┌─ Data

### epidemicsimulator_amd/csrc/esim_kernels_books.h

```cpp
#pragma once
#include "esim_kernels_common.h"
#include "esim_kernels_plan.h"
#include "esim_kernels_marks.h"
__global__ __launch_bounds__(TPB) void k_chunk_count(Dev d)
{
    Ctrl *ctrl = d.ctrl;
    if (!ctrl->chunk_parallel || ctrl->chunk_ok == 0u) return;
    const uint32_t tid = blockIdx.x * TPB + threadIdx.x, r = tid & (SUBQ - 1u), step = (gridDim.x * TPB) / SUBQ;
    const uint32_t n_new = newexp_len(d, HOT_NEWEXP, r);
    const uint32_t *list = newexp_list(d, r);
    const uint32_t t0 = ctrl->chunk_t0;
    __shared__ uint32_t e_cnt[2u * FREE_MAX];
    __shared__ uint32_t s_cut;
    if (threadIdx.x < 2u * FREE_MAX) e_cnt[threadIdx.x] = 0u;
    if (threadIdx.x == 0) s_cut = 0xFFFFFFFFu;
    __syncthreads();
    for (uint32_t i = tid / SUBQ; i < n_new; i += step) {
        if (list[i] >= d.n) continue;
        const uint32_t w = d.cit[list[i]];
        const uint32_t j = CW_TE(w) - TE_BIAS - t0;
        if (j < FREE_MAX) atomicAdd(&e_cnt[2u * j + ((w & CW_BUS_EXPOSED) ? 1u : 0u)], 1u);
        if ((w & CW_BUS_EXPOSED) && CW_VAX_REL(w) != CW_VAX_NONE) { atomicMin(&s_cut, j); if (d.world > 1u) d.xc[j] = 1u; }
    }
    __syncthreads();
    if (threadIdx.x < 2u * FREE_MAX && e_cnt[threadIdx.x]) atomicAdd(&d.exp_part[(size_t)(blockIdx.x % EXP_ROWS) * 2u * FREE_MAX + threadIdx.x], e_cnt[threadIdx.x]);
    if (threadIdx.x == 0 && s_cut != 0xFFFFFFFFu) atomicMin(&ctrl->chunk_cut, s_cut);
    if (!ctrl->vax_chunk) return;
    __shared__ int dl[4][FREE_MAX + 2];
    for (uint32_t i = threadIdx.x; i < 4u * (FREE_MAX + 2u); i += TPB) (&dl[0][0])[i] = 0;
    __syncthreads();
    const uint32_t n = ctrl->chunk_ok;
    for (uint32_t j = blockIdx.x; j < n; j += gridDim.x) {
        const uint32_t cnt = d.vax_cnt[j];
        for (uint32_t i = threadIdx.x; i < cnt; i += TPB) {
            const uint32_t w = d.cit[d.vax_ev[(size_t)j * VACC_MAX_RATE + i]], te = CW_TE(w);
            if (CW_VAX_REL(w) != j) continue;
            atomicAdd(&dl[3][j + 1u], 1);
            if (te == TE_SUSCEPTIBLE || (te < TE_RECOVERED && te - TE_BIAS - t0 < n && te - TE_BIAS - t0 > j)) { atomicSub(&dl[0][j + 1u], 1); continue; }
            const int e_last = (int)te - (int)TE_BIAS + (int)d.exposed_time - (int)t0, i_last = e_last + 1 + (int)d.infected_time;
            const int lo = (int)j + 1;
            if (lo <= e_last) { atomicSub(&dl[1][lo], 1); atomicAdd(&dl[1][min(e_last, (int)n - 1) + 1], 1); }
            const int ilo = max(lo, e_last + 1);
            if (ilo <= i_last && ilo < (int)n) { atomicSub(&dl[2][ilo], 1); atomicAdd(&dl[2][min(i_last, (int)n - 1) + 1], 1); }
        }
    }
    __syncthreads();
    for (uint32_t i = threadIdx.x; i < 4u * (FREE_MAX + 2u); i += TPB) { const int v = (&dl[0][0])[i]; if (v) atomicAdd(&d.vax_delta[i], (uint32_t)v); }
}

__global__ __launch_bounds__(TPB) void k_chunk_scatter(Dev d)
{
    Ctrl *ctrl = d.ctrl;
    if (ctrl->chunk_done == 0u) return;
    const uint32_t t0 = ctrl->prev_t0;
    const uint32_t n_items = min(ctrl->prev_n_items, d.items_cap);
    {
        const uint32_t tid = blockIdx.x * TPB + threadIdx.x, r = tid & (SUBQ - 1u), step = (gridDim.x * TPB) / SUBQ;
        const uint32_t n_new = newexp_len(d, HOT_PREV_NEWEXP, r);
        const uint32_t *list = newexp_list(d, r);
        const uint32_t n_eff = ctrl->prev_n_eff;
        for (uint32_t i = tid / SUBQ; i < n_new; i += step) {
            const uint32_t m = list[i];
            if (m >= d.n) continue;
            const uint32_t te = CW_TE(d.cit[m]);
            if (te - TE_BIAS - t0 < n_eff) d.log[d.log_off[te] + atomicAdd(&d.cursor[(blockIdx.x % EXP_ROWS) * FREE_MAX + te - TE_BIAS - t0], 1u)] = m;
            else {
                const bool again = ctrl->prev_cut && te - TE_BIAS - t0 == n_eff && (d.cit[m] & CW_BUS_EXPOSED);
                atomicOr(&d.cit[m], (TE_SUSCEPTIBLE << CW_TE_SHIFT) | (again ? CW_PLAN_SKIP : 0u));
                atomicAnd(&d.cit[m], ~CW_BUS_EXPOSED);
            }
        }
    }
    const uint32_t per_wave = ctrl->prev_per_wave, n_mw = per_wave ? n_items / per_wave : 0u;
    const uint32_t tid = blockIdx.x * TPB + threadIdx.x, nth = gridDim.x * TPB;
    for (uint32_t i = tid; i < n_mw * per_wave; i += nth) {
        const uint32_t w = i / per_wave, k = i - w * per_wave;
        if (k >= d.used_cnt[w]) continue;
        const uint32_t h = d.hitems[i];
        if (h >= d.hcap) continue;
        const uint32_t state = d.slot_state[h];
        if (state > ITEM_RECS && d.item_rec[i].id < d.n_bld + d.n_room)
            for (uint32_t j = 0; j < FREE_MAX; ++j) d.vec[(size_t)h * FREE_MAX + j] = 0u;
        d.hkey[h] = HKEY_EMPTY;
        if (state) d.slot_state[h] = 0u;
    }
}

__global__ __launch_bounds__(TPB) void k_chunk_vax_final(Dev d)
{
    Ctrl *ctrl = d.ctrl;
    if (!ctrl->prev_vax) return;
    const uint32_t n_eff = ctrl->prev_n_eff;
    const uint32_t n = ctrl->prev_planned;
    for (uint32_t j = blockIdx.x; j < n; j += gridDim.x) {
        const uint32_t cnt = d.vax_cnt[j];
        for (uint32_t i = threadIdx.x; i < cnt; i += TPB) {
            const uint32_t c = d.vax_ev[(size_t)j * VACC_MAX_RATE + i];
            const uint32_t w = d.cit[c];
            if (CW_VAX_REL(w) != j) continue;
            if (j < n_eff) {
                const uint32_t te = CW_TE(w);
                if (te < TE_RECOVERED) atomicSub(&d.hist[te], 1u);
                d.cit[c] = CW_MAKE(TE_VACCINATED, w & (CW_BUS_EXPOSED | CW_FLAGS));
            } else atomicAnd(&d.cit[c], ~CW_VAX_MASK);
        }
    }
}

// ... 86 lines not shown
        ctrl->n_vaccinated = V0 + cum[3][n_eff];
        if (vax) ctrl->elig_count = elig0 - cum[4][n_eff];
        ctrl->log_len = run0 + (P[top0 + (int)n_eff] - P[top0]);
        ctrl->t = t0 + n_eff; ctrl->steps_done = t0 + n_eff - 1u;
        if (n_eff < n_cut) ctrl->finished = 1u;
        else if (n_cut < n) ctrl->vax_cuts += 1u;
        ctrl->prev_cut = (n_eff == n_cut && n_cut < n && !(vax && ctrl->repair_ran)) ? 1u : 0u;
        if (n_eff) {
            ctrl->lockdown = d.dec[n_eff].lockdown; ctrl->mask = d.dec[n_eff].mask;
            ctrl->at_work = d.dec[n_eff - 1u].at_work; ctrl->bus_dir = d.dec[n_eff - 1u].bus_dir;
        }
        const uint32_t keep = marks_left ? ((t0 + n - 1u) & (MARK_SLOTS - 1u)) : MARK_SLOTS;
        for (uint32_t z = 0; z < MARK_SLOTS; ++z)
            if (z != keep) { ctrl->n_touched_bld[z] = 0u; ctrl->n_touched_room[z] = 0u; ctrl->n_touched_route[z] = 0u; ctrl->n_touched_route_big[z] = 0u; }
    }
    return n_eff;
}

__global__ __launch_bounds__(FIN_TPB) void k_batch_finish(Dev d, uint32_t t0, uint32_t n)
{
    batch_finish_body(d, t0, n);
}
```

└─

> [Work to complete]
In these records, tally the lines that contain the string "again", and give only the result.

> [Task answer]
2